What you will do
Nothing below is to be printed except the lines between the line holding "f.lbi = rebase_lbi(f.lbi, f.cur_block, f.cur_block" and the line holding "const int I = (int)(int16_t)(iq", inclusive, each exactly as it appears.

Collected data
## Files before the change

### psvo_amd/csrc/bsim_bwd2_impl.h

```cpp
#pragma once
#define PSVO_BSIM_BWD_V2_UNIT 1
#include "bsim_bwd_impl.h"

namespace psvo {
PSVO_TIMERS_DEFINE(bsim_bwd2)

#define PSVO_GARG(args_type, field) ::psvo::as_global(PSVO_ARG(args_type, field))

__device__ __forceinline__ float swap_add32(float lo, float hi) {
    asm volatile("s_nop 1\n\tv_permlane32_swap_b32 %0, %1" : "+v"(lo), "+v"(hi));
    return lo + hi;
}
__device__ __forceinline__ float swap_add16(float lo, float hi) {
    asm volatile("s_nop 1\n\tv_permlane16_swap_b32 %0, %1" : "+v"(lo), "+v"(hi));
    return lo + hi;
}
__device__ __forceinline__ float row_sum16(float v) {
    v += dpp_mov<0x128, 0xF, 0xF, true>(v, v);
    v += dpp_mov<0x124, 0xF, 0xF, true>(v, v);
    v += dpp_mov<0x122, 0xF, 0xF, true>(v, v);
    v += dpp_mov<0x121, 0xF, 0xF, true>(v, v);
    return v;
}

__device__ __forceinline__ float rs_bit3(float lo, float hi) {
    float r;
    asm volatile("s_nop 1\n\t"
                 "v_add_f32_dpp %0, %1, %1 row_ror:8 row_mask:0xf bank_mask:0x3\n\t"
                 "v_add_f32_dpp %0, %2, %2 row_ror:8 row_mask:0xf bank_mask:0xc"
                 : "=&v"(r) : "v"(lo), "v"(hi));
    return r;
}
__device__ __forceinline__ float rs_bit2(float lo, float hi) {
    float r;
    asm volatile("s_nop 1\n\t"
                 "v_add_f32_dpp %0, %1, %1 row_shl:4 row_mask:0xf bank_mask:0x5\n\t"
                 "v_add_f32_dpp %0, %2, %2 row_shr:4 row_mask:0xf bank_mask:0xa"
                 : "=&v"(r) : "v"(lo), "v"(hi));
    return r;
}
template <int K>
__device__ __forceinline__ void row_reduce_scatter(const float (&v)[4 * K], float (&out)[K]) {
    float h[2 * K];
#pragma unroll
    for (int i = 0; i < 2 * K; ++i) h[i] = rs_bit3(v[i], v[2 * K + i]);
#pragma unroll
    for (int i = 0; i < K; ++i) out[i] = group_sum<4>(rs_bit2(h[i], h[K + i]));
}

typedef float f4v __attribute__((ext_vector_type(4)));
typedef __bf16 bf8v __attribute__((ext_vector_type(8)));

__device__ __forceinline__ void bf16_split3(float v, unsigned& h, unsigned& m, unsigned& l) {
    const unsigned hb = __float_as_uint(v) & 0xffff0000u;
    const float r = v - __uint_as_float(hb);
    const unsigned mb = __float_as_uint(r) & 0xffff0000u;
    const float r2 = r - __uint_as_float(mb);
    h = hb >> 16;
    m = mb >> 16;
    l = __float_as_uint(r2) >> 16;
}
__device__ __forceinline__ uint4 bf16x3_a(float v) {
    unsigned h, m, l;
    bf16_split3(v, h, m, l);
    return make_uint4(h | (h << 16), m | (h << 16), l | (m << 16), m | (l << 16));
}
__device__ __forceinline__ uint4 bf16x3_b(float v) {
    unsigned h, m, l;
    bf16_split3(v, h, m, l);
    return make_uint4(h | (m << 16), h | (l << 16), h | (m << 16), l | (m << 16));
}
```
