constexpr int kStreamSlots = 5;
__host__ __device__ constexpr int stream_slots(int layout, int g) {
    return layout == 0 ? (g == 0 ? 4 : (g == 1 ? 3 : (g <= 3 ? 2 : 1))) : (g == 0 ? 5 : (g == 1 ? 4 : (g == 2 ? 3 : (g <= 4 ? 2 : 1))));
}
constexpr int kStreamRows = kFusedTH + 8;
__host__ __device__ constexpr int stream_pad_levels(int g) { return g <= 4 ? 4 : 7; }
__host__ __device__ constexpr int stream_w_off(int layout, int gp, int g, bool f64 = false) {
    int o = gp;
    for (int h = 0; h < g; ++h) o += stream_slots(layout, h) * (f64 ? 2 : 1);
    return o;
}
__host__ __device__ constexpr int kStreamProgRow(int layout, int gp, bool f64 = false) {
    return (stream_w_off(layout, gp, gp, f64) + 3) / 4 * 4;
}
__host__ __device__ constexpr int stream_rec_ints(bool f64) { return f64 ? 16 : 8; }
__host__ __device__ constexpr int stream_done_shift(int layout) { return layout == 0 ? 4 : 8; }
__host__ __device__ constexpr int stream_row_shift(int layout) { return layout == 0 ? 8 : 12; }

struct StreamTab {
    int G;
    int tiles_y, waves_x;
    const int* row_prog;
    const int* col_hdr;
    const int* col_rec;
    long long px_off[8];
    int out_w[8];
};

struct StreamCol {
    int x0, n, lane4;
    float w[6];
};
__device__ __forceinline__ StreamCol stream_col(const StreamTab& st, int g, int wx_tile, int lane) {
    const int gg = min(g, st.G - 1);
    const int* __restrict__ h = st.col_hdr + ((long long)gg * st.waves_x + wx_tile) * 2;
    const int4* __restrict__ rec = reinterpret_cast<const int4*>(st.col_rec + (((long long)gg * st.waves_x + wx_tile) * 64 + lane) * 8);
    const int4 a = rec[0], b = rec[1];
    StreamCol c;
    c.x0 = h[0];
    c.n = g < st.G ? h[1] : 0;
    c.lane4 = a.x * 4;
    c.w[0] = __int_as_float(a.y);
    c.w[1] = __int_as_float(a.z);
    c.w[2] = __int_as_float(a.w);
    c.w[3] = __int_as_float(b.x);
    c.w[4] = __int_as_float(b.y);
    c.w[5] = __int_as_float(b.z);
    return c;
}
struct StreamCol64 {
    int x0, n, lane4;
    double w[6];
};
__device__ __forceinline__ StreamCol64 stream_col64(const StreamTab& st, int g, int wx_tile, int lane) {
    const int gg = min(g, st.G - 1);
    const int* __restrict__ h = st.col_hdr + ((long long)gg * st.waves_x + wx_tile) * 2;
    const int4* __restrict__ rec = reinterpret_cast<const int4*>(st.col_rec + (((long long)gg * st.waves_x + wx_tile) * 64 + lane) * 16);
    const int4 a = rec[0], b = rec[1], d = rec[2], e = rec[3];
    StreamCol64 c;
    c.x0 = h[0];
    c.n = g < st.G ? h[1] : 0;
    c.lane4 = a.x * 4;
    c.w[0] = __hiloint2double(a.w, a.z);
    c.w[1] = __hiloint2double(b.y, b.x);
    c.w[2] = __hiloint2double(b.w, b.z);
    c.w[3] = __hiloint2double(d.y, d.x);
    c.w[4] = __hiloint2double(d.w, d.z);
    c.w[5] = __hiloint2double(e.y, e.x);
    return c;
}
template <bool F64>
using StreamColT = typename std::conditional<F64, StreamCol64, StreamCol>::type;
template <bool F64>
__device__ __forceinline__ StreamColT<F64> stream_col_t(const StreamTab& st, int g, int wx_tile, int lane) {
    if constexpr (F64) return stream_col64(st, g, wx_tile, lane);
    else return stream_col(st, g, wx_tile, lane);
}
template <int L, int G, int GR, int PR>
__device__ __forceinline__ void stream_level_f64(int g, const int (&cur)[PR], float c0, double (&vacc)[kStreamSlots],
                                                 const StreamCol64 (&col)[GR > 0 ? GR : 1], const StreamTab& st, int wx_tile, int lane,
                                                 float* __restrict__ pyr, long long frame_px0, int C, int ch) {
    const int meta = cur[g];
#pragma unroll
    for (int k = 0; k < stream_slots(L, g); ++k) {
        const int e = stream_w_off(L, G, g, true) + 2 * k;
        const double w = __hiloint2double(cur[e + 1], cur[e]);
        const double prev = (meta >> k) & 1 ? 0.0 : vacc[k];
        vacc[k] = __builtin_fma(w, (double)c0, prev);
    }
    const int done = (meta >> stream_done_shift(L)) & 7;
    if (done != 7) {
        const int oy = meta >> stream_row_shift(L);
        double v = vacc[0];
#pragma unroll
        for (int k = 1; k < stream_slots(L, g); ++k) v = done == k ? vacc[k] : v;
        const StreamCol64 cr = g < GR ? col[g < GR ? g : 0] : stream_col64(st, g, wx_tile, lane);
        double acc = cr.w[0] * bpermute_f64(cr.lane4, v);
#pragma unroll
        for (int t = 1; t < 6; ++t) acc = __builtin_fma(cr.w[t], bpermute_f64(cr.lane4 + 4 * t, v), acc);
        if (lane < cr.n) pyr[(frame_px0 + st.px_off[g] + (long long)oy * st.out_w[g] + cr.x0 + lane) * C + ch] = (float)acc;
    }
}
#ifndef SILENT_STREAM_REG_LEVELS
#define SILENT_STREAM_REG_LEVELS 3
#endif
constexpr int kStreamRegLevels = SILENT_STREAM_REG_LEVELS;
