__device__ __forceinline__ void slicer_chunk_begin(Slicer &f, int gf)
{
	const int b = gf >> 13;
	if (b != f.cur_block) {
		f.lbi = rebase_lbi(f.lbi, f.cur_block, b);
		f.cur_block = b;
	}
	const int o = gf & (kBlockDec - 1);
	f.ib = 2 * o;
	f.split = kBlockDec - o;
}
__device__ __forceinline__ int slicer_index(Slicer &f, int k)
{
	if (__builtin_expect(__ballot(k == f.split) != 0ull, 0)) {
		if (k == f.split) {
			f.lbi = rebase_lbi(f.lbi, f.cur_block, f.cur_block + 1);
			f.cur_block++;
			f.ib -= kIndexSpan;
		}
	}
	return f.ib + 2 * k;
}

__device__ __forceinline__ void tfa1_sample(Slicer &f, BitWriter &bw, int k, int I, int Q, int pI, int pQ)
{
	const int index = slicer_index(f, k);
	const int dev = fm_dev_nrzs(I, Q, pI, pQ);
	{
		const int decayed = tfa1_decay(f.mark_lvl);
		f.mark_lvl = dev > f.mark_lvl ? dev : decayed;
	}
	if (f.mark_lvl > f.rssi_i)
		f.rssi_i = f.mark_lvl;
	if (dev < (int)((uint32_t)f.mark_lvl >> 1)) {
		if (f.lbi) {
			const int gap = index - f.lbi;
			if (gap > 4) {
				for (int n = 22; n <= gap; n += 20)
					bw.put(1);
				bw.put(0);
			}
		}
		if (index - f.lbi > 2)
			f.lbi = index;
	}
}

__device__ __forceinline__ void tfa2_candidate(Slicer &f, BitWriter &bw, int g, int index, int bit, double spb, uint64_t nb_mul)
{
	if (f.first_cand_g < 0)
		f.first_cand_g = g;
	if (index > f.lbi + 8) {
		f.bitcnt++;
		const int tdiff = index - f.lbi;
		if (tdiff >= f.td_lo && tdiff <= f.td_hi) {
			const int numbits = nb_mul ? tfa2_numbits_mul(tdiff, nb_mul) : d2i(((tdiff / 2) + (spb / 2)) / spb);
			const int run = (numbits < 32 && numbits > 1) ? numbits - 1 : 0;
			bw.put_bits((f.last_bit ? (1u << run) - 1u : 0u) | ((uint32_t)bit << run), run + 1);
			f.last_bit = bit;
		}
	}
	if (index - f.lbi > 2)
		f.lbi = index;
}

__device__ __forceinline__ void tfa2_sample(Slicer &f, BitWriter &bw, int g, int k, int ld, uint32_t iq, double spb, uint64_t nb_mul)
{
	const int index = slicer_index(f, k);
	if (f.bitcnt < 10) {
		const bool up = ld > f.dmax, down = ld < f.dmin;
		if (up)
			f.dmax = (7 * f.dmax + ld) / 8;
		if (down)
			f.dmin = (7 * f.dmin + ld) / 8;
		if (up || down) {
			f.offset = (f.dmax + f.dmin) / 2;
			tfa2_thresholds(f);
		}
		if (f.bitcnt > 4) {
			const int I = (int)(int16_t)(iq & 0xffff), Q = (int)iq >> 16;
			const uint32_t t = (uint32_t)f.rssi_i + (uint32_t)(I * I) + (uint32_t)(Q * Q);
			f.rssi_i = (int)((uint32_t)f.rssi_i + (uint32_t)((int)t / 100));
		}
	}
	const int hi = f.hi, lo = f.lo;
	const int bit = ld > hi ? 1 : 0;
	if ((ld > hi || ld < lo) && bit != f.last_bit)
		tfa2_candidate(f, bw, g, index, bit, spb, nb_mul);
}

struct Slot8 {
	uint4 q0, q1, q2, q3, q4, q5, q6, q7;
};
struct Slot4 {
	uint4 q0, q1, q2, q3;
};

template <int KIND>
__device__ __forceinline__ int run_window(Slicer &f, BitWriter &bw, int g0, int last, bool closed,
					  const uint32_t *__restrict__ drow, const uint32_t *__restrict__ ldslots, int prevI,
					  int prevQ, double spb, uint64_t nb_mul, uint4 *__restrict__ my_lds, int head_chunks)
{
	const int n = last - g0 + 1;
	const int nch = (n + kChunk - 1) >> 5;
	if (KIND == 0) {
		auto load = [&](int i) -> Slot8 {
			const u32x4_a4 *p = reinterpret_cast<const u32x4_a4 *>(drow + g0 + kChunk * i);
			Slot8 r;
			u32x4_a4 v;
			v = p[0]; r.q0 = make_uint4(v.x, v.y, v.z, v.w);
			v = p[1]; r.q1 = make_uint4(v.x, v.y, v.z, v.w);
			v = p[2]; r.q2 = make_uint4(v.x, v.y, v.z, v.w);
			v = p[3]; r.q3 = make_uint4(v.x, v.y, v.z, v.w);
			v = p[4]; r.q4 = make_uint4(v.x, v.y, v.z, v.w);
			v = p[5]; r.q5 = make_uint4(v.x, v.y, v.z, v.w);
			v = p[6]; r.q6 = make_uint4(v.x, v.y, v.z, v.w);
			v = p[7]; r.q7 = make_uint4(v.x, v.y, v.z, v.w);
			return r;
		};
		int pI = prevI, pQ = prevQ;
		if (g0 > 0) {
			const uint32_t pw = drow[g0 - 1];
			pI = (int)(int16_t)(pw & 0xffff);
			pQ = (int)pw >> 16;
		}
		Slot8 cur = load(0);
		for (int i = 0; i < nch; i++) {
			my_lds[0 * 64] = cur.q0; my_lds[1 * 64] = cur.q1; my_lds[2 * 64] = cur.q2; my_lds[3 * 64] = cur.q3;
			my_lds[4 * 64] = cur.q4; my_lds[5 * 64] = cur.q5; my_lds[6 * 64] = cur.q6; my_lds[7 * 64] = cur.q7;
			const Slot8 nxt = load(i + 1 < nch ? i + 1 : i);
			const int nv = n - kChunk * i < kChunk ? n - kChunk * i : kChunk;
			slicer_chunk_begin(f, g0 + kChunk * i);
			uint4 vn = my_lds[0];
#pragma unroll 1
			for (int q = 0; 4 * q < nv; q++) {
				const uint4 v = vn;
				vn = my_lds[((q + 1) & 7) * 64];
				const uint32_t vw[4] = { v.x, v.y, v.z, v.w };
#pragma unroll
				for (int t = 0; t < 4; t++) {
					const int I = (int)(int16_t)(vw[t] & 0xffff), Q = (int)vw[t] >> 16;
					if (4 * q + t < nv)
						tfa1_sample(f, bw, 4 * q + t, I, Q, pI, pQ);
					pI = I;
					pQ = Q;
				}
			}
			bw.chunk_end();
			cur = nxt;
		}
	} else {
		auto load = [&](int i) -> Slot4 {
			const uint4 *p = reinterpret_cast<const uint4 *>(ldslots + (size_t)i * 16);
			Slot4 r;
			r.q0 = p[0]; r.q1 = p[1]; r.q2 = p[2]; r.q3 = p[3];
			return r;
		};
		Slot4 cur = load(0);
		for (int i = 0; i < nch; i++) {
			my_lds[0 * 64] = cur.q0; my_lds[1 * 64] = cur.q1; my_lds[2 * 64] = cur.q2; my_lds[3 * 64] = cur.q3;
			const Slot4 nxt = load(i + 1 < nch ? i + 1 : i);
			const int nv = n - kChunk * i < kChunk ? n - kChunk * i : kChunk;
			slicer_chunk_begin(f, g0 + kChunk * i);
			uint4 vn = my_lds[0];
#pragma unroll 1
			for (int q = 0; 8 * q < nv; q++) {
				const uint4 v = vn;
				vn = my_lds[((q + 1) & 3) * 64];
				const uint32_t vw[4] = { v.x, v.y, v.z, v.w };
#pragma unroll
				for (int t = 0; t < 8; t++) {
					if (8 * q + t < nv) {
						const int ld = (int)(int16_t)((vw[t >> 1] >> (16 * (t & 1))) & 0xffff);
						const uint32_t iq = (f.bitcnt > 4 && f.bitcnt < 10) ? drow[g0 + kChunk * i + 8 * q + t] : 0u;
						tfa2_sample(f, bw, g0 + kChunk * i + 8 * q + t, 8 * q + t, ld, iq, spb, nb_mul);
					}
				}
			}
			bw.chunk_end();
			cur = nxt;
			if (head_chunks > 0 && (f.bitcnt >= 10 || i + 1 >= head_chunks) && i + 1 < nch)
				return i + 1;
		}
	}
	const int bl = last >> 13;
	if (bl != f.cur_block) {
		f.lbi = rebase_lbi(f.lbi, f.cur_block, bl);
		f.cur_block = bl;
	}
	if (closed && KIND == 1)
		for (int q = 0; q < 16; q++)
			bw.put(f.last_bit);
	return nch;
}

Solution to this exercise
			f.lbi = rebase_lbi(f.lbi, f.cur_block, f.cur_block + 1);
			f.cur_block++;
			f.ib -= kIndexSpan;
		}
	}
	return f.ib + 2 * k;
}

__device__ __forceinline__ void tfa1_sample(Slicer &f, BitWriter &bw, int k, int I, int Q, int pI, int pQ)
{
	const int index = slicer_index(f, k);
	const int dev = fm_dev_nrzs(I, Q, pI, pQ);
	{
		const int decayed = tfa1_decay(f.mark_lvl);
		f.mark_lvl = dev > f.mark_lvl ? dev : decayed;
	}
	if (f.mark_lvl > f.rssi_i)
		f.rssi_i = f.mark_lvl;
	if (dev < (int)((uint32_t)f.mark_lvl >> 1)) {
		if (f.lbi) {
			const int gap = index - f.lbi;
			if (gap > 4) {
				for (int n = 22; n <= gap; n += 20)
					bw.put(1);
				bw.put(0);
			}
		}
		if (index - f.lbi > 2)
			f.lbi = index;
	}
}

__device__ __forceinline__ void tfa2_candidate(Slicer &f, BitWriter &bw, int g, int index, int bit, double spb, uint64_t nb_mul)
{
	if (f.first_cand_g < 0)
		f.first_cand_g = g;
	if (index > f.lbi + 8) {
		f.bitcnt++;
		const int tdiff = index - f.lbi;
		if (tdiff >= f.td_lo && tdiff <= f.td_hi) {
			const int numbits = nb_mul ? tfa2_numbits_mul(tdiff, nb_mul) : d2i(((tdiff / 2) + (spb / 2)) / spb);
			const int run = (numbits < 32 && numbits > 1) ? numbits - 1 : 0;
			bw.put_bits((f.last_bit ? (1u << run) - 1u : 0u) | ((uint32_t)bit << run), run + 1);
			f.last_bit = bit;
		}
	}
	if (index - f.lbi > 2)
		f.lbi = index;
}

__device__ __forceinline__ void tfa2_sample(Slicer &f, BitWriter &bw, int g, int k, int ld, uint32_t iq, double spb, uint64_t nb_mul)
{
	const int index = slicer_index(f, k);
	if (f.bitcnt < 10) {
		const bool up = ld > f.dmax, down = ld < f.dmin;
		if (up)
			f.dmax = (7 * f.dmax + ld) / 8;
		if (down)
			f.dmin = (7 * f.dmin + ld) / 8;
		if (up || down) {
			f.offset = (f.dmax + f.dmin) / 2;
			tfa2_thresholds(f);
		}
		if (f.bitcnt > 4) {
			const int I = (int)(int16_t)(iq & 0xffff), Q = (int)iq >> 16;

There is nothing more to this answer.